• Directions: Using the records below, repeat exactly the lines from the one holding "stage_done(A_s2);" through the one holding "A_s2.quit = false;", both ends included, and no others.

[[ Material supplied open ]]

static u32 grow_cells(u32 cell_cap)
{ if (cell_cap >= max_cells())
    { fprintf(stderr, "damar: FATAL: an alignment needs more than %u trace pebbles; use a larger trace spacing (-s)\n", max_cells());
      die();
    }
  return std::min(cell_cap * 4, max_cells());
}

static void marks_must_fit(int amax, int bmax, int tspace)
{ if (tspace > 0 && std::max(amax, bmax) / tspace + 8 > DAMAR_MAX_MARKS)
    { fprintf(stderr, "damar: FATAL: reads of %d bases need a trace spacing (-s) of at least %d here\n", std::max(amax, bmax),
              std::max(amax, bmax) / (DAMAR_MAX_MARKS - 8) + 1);
      die();
    }
}

static void scratch_prepare(int amax, int bmax, int binshift, int tspace, u32 cell_cap, hipStream_t st)
{ if (tspace <= 0)
    { fprintf(stderr, "damar: FATAL: trace spacing %d\n", tspace);
      die();
    }
  if (tspace > DAMAR_MAX_TSPACE)
    { fprintf(stderr, "damar: FATAL: a trace spacing (-s) above %d is not supported by this build\n", DAMAR_MAX_TSPACE);
      die();
    }
  if (G_last_d2h[RS.cur] != NULL)
    { HIP_CHECK(hipStreamWaitEvent(st, G_last_d2h[RS.cur], 0));
      G_last_d2h[RS.cur] = NULL;
    }
  if (G_ring == 0)
    { const char *e = getenv("DAMAR_RING");
      G_ring = e ? atoi(e) : 1024;
      if (G_ring < 128) G_ring = 128;
      while (G_ring & (G_ring - 1)) G_ring += G_ring & -G_ring;
    }
  int span = 128;
  while (span < amax + bmax + 72) span *= 2;
  if (span > G_ring) span = G_ring;
  int bwidth = (amax >> binshift) - ((-bmax) >> binshift) + 1;
  int mtp    = 2 * (std::max(amax, bmax) / tspace + 2) + 8;
  u32 tstr   = (u32) (4 * mtp + 32);
  if (RS.bwidth < bwidth)      bwidth = ((bwidth + bwidth / 4) + 255) & ~255;
  if (RS.ttmp_stride < tstr)   tstr   = ((tstr + tstr / 4) + 255u) & ~255u;
  int nslots = default_slots();
  bool grow = RS.span < span || RS.bwidth < bwidth || RS.cell_cap < cell_cap || RS.ttmp_stride < tstr;
  if (grow || (RS.nslots != nslots && RS.nslots_wanted != nslots))
    { const double g0 = now_ms();
      HIP_CHECK(hipStreamSynchronize(G_st));
      late_streams();
      HIP_CHECK(hipStreamSynchronize(G_rep));
      if (RS.state)   { HIP_CHECK(hipFree(RS.state)); HIP_CHECK(hipFree(RS.marks)); HIP_CHECK(hipFree(RS.cells));
                        HIP_CHECK(hipFree(RS.buckets)); HIP_CHECK(hipFree(RS.ttmp)); RS.state = NULL; }
      RS.nslots_wanted = nslots;
      { size_t freeb = 0, totb = 0;
        const u64 nspan = (u64) std::max(RS.span, span), ncell = std::max(RS.cell_cap, cell_cap);
        const u64 per = damar_report_state_stride((int) nspan) + 4ull * 2 * nspan + 8ull * ncell +
                        4ull * (3ull * std::max(RS.bwidth, bwidth) + 16) + 2ull * std::max(RS.ttmp_stride, tstr);
        const double g1 = now_ms();
        HIP_CHECK(hipMemGetInfo(&freeb, &totb));
        if (getenv("DAMAR_HOSTPROF")) fprintf(stderr, "damar: scratch grow: sync+free %.1f ms, hipMemGetInfo %.1f ms\n", g1 - g0, now_ms() - g1);
        const u64 budget = (u64) (freeb * 0.6);
        if ((u64) nslots * per > budget)
          { int fit = (int) (budget / per);
            if (fit < 64)
              { fprintf(stderr, "damar: FATAL: not enough device memory for the alignment scratch (%.1f MB per wave slot, %.1f GB free)\n",
                        per / 1048576., freeb / 1073741824.);
                die();
              }
            if (VERBOSE)
              fprintf(stderr, "damar: %d instead of %d resident alignments (%.1f MB of scratch each)\n", fit, nslots, per / 1048576.);
            nslots = fit - fit % damar_report2_slots_per_wave();
          }
      }
      RS.nslots = nslots;
      RS.span   = std::max(RS.span, span);
      RS.bwidth = std::max(RS.bwidth, bwidth);
      RS.cell_cap = std::max(RS.cell_cap, cell_cap);
      RS.ttmp_stride = std::max(RS.ttmp_stride, tstr);
      RS.state_stride  = damar_report_state_stride(RS.span);
      RS.marks_stride  = (u64) 2 * RS.span;
      RS.bucket_stride = (u64) 3 * RS.bwidth + 16;
      const double g2 = now_ms();
      RS.state   = dmalloc((size_t) RS.state_stride * nslots);
      RS.marks   = (int *) dmalloc(sizeof(int) * (size_t) RS.marks_stride * nslots);
      RS.cells   = dmalloc((size_t) 8 * RS.cell_cap * nslots);
      RS.buckets = (int *) dmalloc(sizeof(int) * (size_t) RS.bucket_stride * nslots);
      RS.ttmp    = (u16 *) dmalloc(sizeof(u16) * (size_t) RS.ttmp_stride * nslots);
      HIP_CHECK(hipMemsetAsync(RS.state, 0, (size_t) RS.state_stride * nslots, st));
      HIP_CHECK(hipMemsetAsync(RS.marks, 0, sizeof(int) * (size_t) RS.marks_stride * nslots, st));
      if (getenv("DAMAR_HOSTPROF"))
        fprintf(stderr, "damar: scratch grow: 5 allocations of %.2f GB in all %.1f ms (span %d bwidth %d cells %u)\n",
                ((double) RS.state_stride + 4. * RS.marks_stride + 8. * RS.cell_cap + 4. * RS.bucket_stride + 2. * RS.ttmp_stride) * nslots / 1073741824.,
                now_ms() - g2, RS.span, RS.bwidth, RS.cell_cap);
    }
  if (RS.counters == NULL)
    { RS.counters = (u32 *) dmalloc(sizeof(u32) * DAMAR_COUNTER_WORDS * 2);
      RS.tables   = (short *) dmalloc(sizeof(short) * 65536 * DAMAR_MAX_JOBS);
    }
  HIP_CHECK(hipMemsetAsync(RS.buckets, 0, sizeof(int) * (size_t) RS.bucket_stride * RS.nslots, st));
}

static void scratch_outputs(u32 rec_cap, u32 tpool_cap)
{ const int c = RS.cur;
  if (RS.rec_cap_set[c] < rec_cap || RS.tpool_cap_set[c] < tpool_cap)
    { late_streams();
      HIP_CHECK(hipStreamSynchronize(G_copy));
      G_last_d2h[c] = NULL;
      if (RS.rec_cap_set[c] < rec_cap)
        { RS.rec_cap_set[c] = rec_cap + (rec_cap >> 2);
          if (RS.recs_set[c]) HIP_CHECK(hipFree(RS.recs_set[c]));
          RS.recs_set[c] = (LaRecord *) dmalloc(sizeof(LaRecord) * (size_t) RS.rec_cap_set[c]);
        }
      if (RS.tpool_cap_set[c] < tpool_cap)
        { RS.tpool_cap_set[c] = tpool_cap + (tpool_cap >> 2);
          if (RS.tpool_set[c]) HIP_CHECK(hipFree(RS.tpool_set[c]));
          RS.tpool_set[c] = (u16 *) dmalloc(sizeof(u16) * (size_t) RS.tpool_cap_set[c]);
        }
    }
  RS.recs  = RS.recs_set[c];   RS.rec_cap   = RS.rec_cap_set[c];
  RS.tpool = RS.tpool_set[c];  RS.tpool_cap = RS.tpool_cap_set[c];
  RS.ctr   = RS.counters + (size_t) c * DAMAR_COUNTER_WORDS;
}

static void fill_report_args(ReportArgs *ra, const damar_dev_block *ab, const damar_dev_block *bb,
                             int comp, int self, Align_Spec *spec, hipStream_t st, int job, int tslot, const JobParams &jp)
{ memset(ra, 0, sizeof(*ra));
  ra->job = job;
  ra->ablk = ab->d;  ra->bblk = bb->d;
  ra->kmer = jp.kmer;  ra->hitmin = jp.hitmin;  ra->binshift = jp.binshift;
  ra->minhit = (jp.hitmin - 1) / jp.kmer + 1;
  ra->comp = comp;  ra->self = self;  ra->symmetric = jp.symmetric;
  ra->minover = jp.minover;  ra->hgap_min = jp.hgap_min;
  ra->tspace = Trace_Spacing(spec);
  ra->ave_path = damar_spec_ave_path(spec);
  ra->reach = Overlap_If_Possible(spec);
  {
    static short *shadow = NULL;
    static bool   valid[DAMAR_MAX_JOBS];
// ... 519 lines not shown
          A_tail_ms += now_ms() - t0;
        }
      stage_done(A_s1);
    }
}

static void write_worker(void)
{ for (;;)
    { TailJob *job = stage_next(A_s2);
      if (job == NULL)
        return;
      double t0 = now_ms();
      damar_write_detached(&job->wp, job->bufs, job->has1 ? job->d1.c_str() : NULL,
                           job->has2 ? job->d2.c_str() : NULL, job->a.c_str(), job->b.c_str(), job->last);
      delete job;
      { std::lock_guard<std::mutex> lk(A_mu);
        A_write_ms += now_ms() - t0;
      }
      stage_done(A_s2);
    }
}

static void async_submit(TailJob *job)
{ stage_submit(A_s1, job);
}

extern "C" void damar_async_drain(void)
{ if (!A_on)
    return;
  finish_all();
  stage_drain(A_s1);
  stage_drain(A_s2);
}

extern "C" void damar_set_async(int on)
{ if (on && !A_on)
    { A_s1.quit = A_s2.quit = false;
      A_s1.threads.push_back(new std::thread(tail_worker));
      { const char *e = getenv("DAMAR_WRITE_THREADS");
        int n = e ? atoi(e) : 2;
        if (n < 1) n = 1;
        if (n > 16) n = 16;
        for (int i = 0; i < n; i++)
          A_s2.threads.push_back(new std::thread(write_worker));
      }
      A_on = true;
    }
  else if (!on && A_on)
    { damar_async_drain();
      Stage *st[2] = { &A_s1, &A_s2 };
      for (int i = 0; i < 2; i++)
        { { std::lock_guard<std::mutex> lk(st[i]->mu);
            st[i]->quit = true;
          }
          st[i]->cv.notify_all();
          for (std::thread *th : st[i]->threads)
            { th->join();
              delete th;
            }
          st[i]->threads.clear();
        }
      A_on = false;
      helpers_join();
    }
}

extern "C" void damar_async_totals(int64 *ncheck, double *tail_ms, double *write_ms)
{ const double d0 = now_ms();
  damar_async_drain();
  H_ms[7] += now_ms() - d0;
  if (getenv("DAMAR_HOSTPROF"))
    { fprintf(stderr, "damar host wall ms:");
      for (int i = 0; i < 8; i++)
        { fprintf(stderr, " %s=%.1f", H_name[i], H_ms[i]);
          H_ms[i] = 0;
        }
      fprintf(stderr, " | between calls=%.1f launch->next front=%.1f flush->exit=%.1f entry->front=%.1f front->tick0=%.1f\n",
              Q_ms[2], Q_ms[3], Q_seg[0], Q_seg[2], Q_seg[3]);
      Q_ms[2] = Q_ms[3] = 0;  Q_exit = 0;  Q_seg[0] = Q_seg[2] = Q_seg[3] = 0;
    }
  std::lock_guard<std::mutex> lk(A_mu);
  if (ncheck)   *ncheck = A_ncheck;
  if (tail_ms)  *tail_ms = A_tail_ms;
  if (write_ms) *write_ms = A_write_ms;
  A_ncheck = 0;  A_tail_ms = 0;  A_write_ms = 0;
}

extern "C" double damar_async_d2h_ms(void)
{ damar_async_drain();
  std::lock_guard<std::mutex> lk(A_mu);
  double v = A_d2h_ms;
  A_d2h_ms = 0;
  return v;
}


static std::vector<u64> G_seed_keys;
static std::vector<u32> G_seed_vals;
static int  G_seed_pbits = 0, G_seed_abits = 0, G_seed_dbits = 0;
static int  G_keep_seeds = 0;

static int64 sizeof_db(const HITS_DB *db)
{ return (int64) sizeof(HITS_DB) + (int64) sizeof(HITS_READ) * (db->nreads + 2) + db->totlen + db->nreads + 4 +
         (db->path ? (int64) strlen(db->path) + 1 : 0);
}


struct Front
{ const u64 *keys;  const u32 *vals;  u64 total;
  const u32 *work;  u32 nwork;
  const u32 *order;
  int pbits, abits, dbits;
  JobParams jp;
  size_t bytes;
  double t_entry;
};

[[ Material supplied closed ]]

• Answer to this problem:
      stage_done(A_s2);
    }
}

static void async_submit(TailJob *job)
{ stage_submit(A_s1, job);
}

extern "C" void damar_async_drain(void)
{ if (!A_on)
    return;
  finish_all();
  stage_drain(A_s1);
  stage_drain(A_s2);
}

extern "C" void damar_set_async(int on)
{ if (on && !A_on)
    { A_s1.quit = A_s2.quit = false;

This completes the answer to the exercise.